The Cross, Gross and Foolish

1 Corinthians 1:18-31

For Jews demand signs and Greeks seek wisdom, but we preach Christ crucified, a stumbling block to Jews and folly to Gentiles, but to those who are called, both Jews and Greeks, Christ the power of God and the wisdom of God. For the foolishness of God is wiser than men, and the weakness of God is stronger than men.
- 1 Corinthians 1:22-25

The Roman cross is gross. It is a masterful torture machine that when seen in action churns the stomach. The traumatic effect this device had on the public psyche is hard to calculate. In any case in the first centuries of the Church the symbol of Christianity was not, as it is today, the Roman cross. No, the prevalent symbol for Christianity in the opening centuries was the first two Greek letters of Christ’s name: Chi-Rho. Now, it’s speculation, but the cross was simply too grisly, too offensive, too gross. Paul admits as much.
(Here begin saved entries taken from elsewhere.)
# AzureLeon1/DiffSpectra

Hardware: AMD Instinct MI355X
Metric: molecules/sec, 1000-step QM9S all-spectra sampling (partial run) (higher is better)
Workload: dtype f32 (GEMMs as split-fp16 x3 MFMA with fp32 accumulate; fp32-level accuracy, parity gates unchanged)

## Files before the change

diffspectra_amd/csrc/ds_device.h:

```cpp
#pragma once
#include <hip/hip_runtime.h>
#include <stdint.h>

typedef float f32x16 __attribute__((ext_vector_type(16)));
typedef float f32x2 __attribute__((ext_vector_type(2)));
typedef _Float16 h4 __attribute__((ext_vector_type(4)));
typedef _Float16 h8 __attribute__((ext_vector_type(8)));
typedef float f32x4 __attribute__((ext_vector_type(4)));

#define DS_LDP 4

__device__ __forceinline__ float ds_silu(float x) { return __fdividef(x, 1.0f + __expf(-x)); }
__device__ __forceinline__ float ds_tanh(float x) {
  const float e = __builtin_amdgcn_exp2f(x * 2.8853900817779268f);
  return fmaf(-2.0f, __builtin_amdgcn_rcpf(e + 1.0f), 1.0f);
}
__device__ __forceinline__ f32x2 ds_tanh2_prescaled(f32x2 t) {
  f32x2 e;
  e.x = __builtin_amdgcn_exp2f(t.x); e.y = __builtin_amdgcn_exp2f(t.y);
  const f32x2 d = e + 1.0f;
  f32x2 r;
  r.x = __builtin_amdgcn_rcpf(d.x); r.y = __builtin_amdgcn_rcpf(d.y);
  return r * -2.0f + 1.0f;
}
// ... 235 lines not shown
      }
    }
    __builtin_amdgcn_sched_barrier(0);
#pragma unroll
    for (int m = 0; m < MT; ++m) {
      if (TRANS) {
        hi[m] = __builtin_amdgcn_mfma_f32_32x32x16_f16(w1, xa[m][0], hi[m], 0, 0, 0);
        lo[m] = __builtin_amdgcn_mfma_f32_32x32x16_f16(w1, xa[m][1], lo[m], 0, 0, 0);
        lo[m] = __builtin_amdgcn_mfma_f32_32x32x16_f16(w2, xa[m][0], lo[m], 0, 0, 0);
      } else {
        hi[m] = __builtin_amdgcn_mfma_f32_32x32x16_f16(xa[m][0], w1, hi[m], 0, 0, 0);
        lo[m] = __builtin_amdgcn_mfma_f32_32x32x16_f16(xa[m][1], w1, lo[m], 0, 0, 0);
        lo[m] = __builtin_amdgcn_mfma_f32_32x32x16_f16(xa[m][0], w2, lo[m], 0, 0, 0);
      }
    }
    w1 = w1n; w2 = w2n;
#pragma unroll
    for (int m = 0; m < MT; ++m) {
      if (XPF) { xa[m][0] = xn[m][0]; xa[m][1] = xn[m][1]; }
      else {
        xa[m][0] = *reinterpret_cast<const h8*>(xr + m * 32 * ldh + kn * 16);
        xa[m][1] = *reinterpret_cast<const h8*>(xr + m * 32 * ldh + K_tile + kn * 16);
      }
    }
  }
}
constexpr int DS_MMA_XD = 1;
template <int PF>
struct WRingH {
  h8 w1[PF], w2[PF];
};
template <int PF>
__device__ __forceinline__ void wring_h(WRingH<PF>& ring, const WStreamH& ws, int kb0) {
#pragma unroll
  for (int i = 0; i < PF; ++i) {
    ring.w1[i] = wload_h(ws, 0, kb0 + i); ring.w2[i] = wload_h(ws, 1, kb0 + i);
    __builtin_amdgcn_sched_barrier(0);
  }
}
template <int MT, bool TRANS, int NKB, int PF, int XD = DS_MMA_XD>
__device__ __forceinline__ void wave_mma_h_deep(const _Float16* X, int K_tile, const WStreamH& ws, WRingH<PF>& ring, int kb0,
                                                f32x16 (&hi)[MT], f32x16 (&lo)[MT], int xkb0 = 0) {
  static_assert(PF <= NKB && XD <= NKB, "ring deeper than the product");
  const int lane = threadIdx.x & 63, r = lane & 31, hh = lane >> 5;
  const int ldh = 2 * K_tile + 8;
  const _Float16* xr = X + r * ldh + 8 * hh + (kb0 - xkb0) * 16;
  h8 xq[XD][MT][2];
#pragma unroll
  for (int d = 0; d < XD; ++d)
#pragma unroll
    for (int m = 0; m < MT; ++m) {
      xq[d][m][0] = *reinterpret_cast<const h8*>(xr + m * 32 * ldh + d * 16);
      xq[d][m][1] = *reinterpret_cast<const h8*>(xr + m * 32 * ldh + K_tile + d * 16);
    }
#pragma unroll
  for (int i = 0; i < NKB; ++i) {
    __builtin_amdgcn_sched_barrier(0);
    const h8 w1 = ring.w1[i % PF], w2 = ring.w2[i % PF];
    h8 xa[MT][2];
#pragma unroll
    for (int m = 0; m < MT; ++m) { xa[m][0] = xq[i % XD][m][0]; xa[m][1] = xq[i % XD][m][1]; }
#define DS_MMA_(ACC, WV, XV) ACC = TRANS ? __builtin_amdgcn_mfma_f32_32x32x16_f16(WV, XV, ACC, 0, 0, 0) : __builtin_amdgcn_mfma_f32_32x32x16_f16(XV, WV, ACC, 0, 0, 0)
#pragma unroll
    for (int m = 0; m < MT; ++m) DS_MMA_(lo[m], w1, xa[m][1]);
#pragma unroll
    for (int m = 0; m < MT; ++m) DS_MMA_(hi[m], w1, xa[m][0]);
#pragma unroll
    for (int m = 0; m < MT; ++m) DS_MMA_(lo[m], w2, xa[m][0]);
#undef DS_MMA_
    if (i + PF < NKB) {
      ring.w1[i % PF] = wload_h(ws, 0, kb0 + i + PF);
      ring.w2[i % PF] = wload_h(ws, 1, kb0 + i + PF);
    }
    if (i + XD < NKB) {
#pragma unroll
      for (int m = 0; m < MT; ++m) {
        xq[i % XD][m][0] = *reinterpret_cast<const h8*>(xr + m * 32 * ldh + (i + XD) * 16);
        xq[i % XD][m][1] = *reinterpret_cast<const h8*>(xr + m * 32 * ldh + K_tile + (i + XD) * 16);
      }
    }
    __builtin_amdgcn_sched_barrier(0);
  }
}
template <int MT, bool TRANS, int NKB, int PF>
__device__ __forceinline__ void wave_mma_h_deep_t2(const _Float16* X, int K_tile, const WStreamH& wsA, const WStreamH& wsB,
                                                   WRingH<PF>& ringA, WRingH<PF>& ringB, int kb0, f32x16 (&hiA)[MT], f32x16 (&loA)[MT],
                                                   f32x16 (&hiB)[MT], f32x16 (&loB)[MT], int xkb0 = 0) {
  static_assert(PF <= NKB, "ring deeper than the product");
  const int lane = threadIdx.x & 63, r = lane & 31, hh = lane >> 5;
  const int ldh = 2 * K_tile + 8;
  const _Float16* xr = X + r * ldh + 8 * hh + (kb0 - xkb0) * 16;
  h8 xa[MT][2];
#pragma unroll
  for (int m = 0; m < MT; ++m) {
    xa[m][0] = *reinterpret_cast<const h8*>(xr + m * 32 * ldh);
    xa[m][1] = *reinterpret_cast<const h8*>(xr + m * 32 * ldh + K_tile);
  }
#define DS_MMA_(ACC, WV, XV) ACC = TRANS ? __builtin_amdgcn_mfma_f32_32x32x16_f16(WV, XV, ACC, 0, 0, 0) : __builtin_amdgcn_mfma_f32_32x32x16_f16(XV, WV, ACC, 0, 0, 0)
#pragma unroll
  for (int i = 0; i < NKB; ++i) {
    const int in = i + 1 < NKB ? i + 1 : i;
    h8 xn[MT][2];
#pragma unroll
    for (int m = 0; m < MT; ++m) {
      xn[m][0] = *reinterpret_cast<const h8*>(xr + m * 32 * ldh + in * 16);
      xn[m][1] = *reinterpret_cast<const h8*>(xr + m * 32 * ldh + K_tile + in * 16);
    }
    __builtin_amdgcn_sched_barrier(0);
    const h8 a1 = ringA.w1[i % PF], a2 = ringA.w2[i % PF], b1 = ringB.w1[i % PF], b2 = ringB.w2[i % PF];
#pragma unroll
    for (int m = 0; m < MT; ++m) { DS_MMA_(loA[m], a1, xa[m][1]); DS_MMA_(loB[m], b1, xa[m][1]); }
#pragma unroll
    for (int m = 0; m < MT; ++m) { DS_MMA_(hiA[m], a1, xa[m][0]); DS_MMA_(hiB[m], b1, xa[m][0]); }
#pragma unroll
    for (int m = 0; m < MT; ++m) { DS_MMA_(loA[m], a2, xa[m][0]); DS_MMA_(loB[m], b2, xa[m][0]); }
    if (i + PF < NKB) {
      ringA.w1[i % PF] = wload_h(wsA, 0, kb0 + i + PF); ringA.w2[i % PF] = wload_h(wsA, 1, kb0 + i + PF);
      ringB.w1[i % PF] = wload_h(wsB, 0, kb0 + i + PF); ringB.w2[i % PF] = wload_h(wsB, 1, kb0 + i + PF);
    }
    __builtin_amdgcn_sched_barrier(0);
#pragma unroll
    for (int m = 0; m < MT; ++m) { xa[m][0] = xn[m][0]; xa[m][1] = xn[m][1]; }
  }
#undef DS_MMA_
}
template <int MT, bool TRANS, int NKB, int PF>
__device__ __forceinline__ void wave_mma_h_ring_t2(const _Float16* X, int K_tile, const WStreamH& wsA, const WStreamH& wsB, int kb0,
                                                   f32x16 (&hiA)[MT], f32x16 (&loA)[MT], f32x16 (&hiB)[MT], f32x16 (&loB)[MT], int xkb0 = 0) {
  WRingH<PF> ringA, ringB;
#pragma unroll
  for (int i = 0; i < PF; ++i) {
    ringA.w1[i] = wload_h(wsA, 0, kb0 + i); ringA.w2[i] = wload_h(wsA, 1, kb0 + i);
    ringB.w1[i] = wload_h(wsB, 0, kb0 + i); ringB.w2[i] = wload_h(wsB, 1, kb0 + i);
    __builtin_amdgcn_sched_barrier(0);
  }
  wave_mma_h_deep_t2<MT, TRANS, NKB, PF>(X, K_tile, wsA, wsB, ringA, ringB, kb0, hiA, loA, hiB, loB, xkb0);
}
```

Centuries of meditation scrubbed the blood from the beams and sanitized the grotesque morbidity of the cross yielding renaissance images of a glowing Christ magnificently sprawled out as though the Roman cross were more a prop displaying the beauty of the human form than a coldly calculated torture machine. But the cross was just that a—torture machine. And it was gross, and morbid, and grotesque. For some point of reference, suppose Jesus had been executed not by cross but by hanging. Consider how disgusting the Christian sanctuary would consequently look: nooses hanging from the ceiling, front and center the effigy of a man hung from the noose. And then, to worship the man hanging from the noose… to worship him as God. Foolishness.

Put back in this grave light perhaps we can begin to see anew the offensiveness of the cross. Once I was speaking with a muslim imam. The conversation weaved and turned till he barked at me, ‘This animal corpse nailed to a tree… how, how can you worship it as GOD?” While this man sadly failed to see God in the flesh, he certainly perceived the offensiveness of the cross. In fact I’d wager he understood the offensiveness of the cross better than most Christians.

So, I’m not sure there is any profound insight here, some brilliantly nuanced truth. I think that’s the Apostle’s whole point. “We preach Christ crucified, a stumbling block to the Jews, foolishness to the Greeks.” To see the cross for what it is is to see Christ for who he is: God become low and despised for you.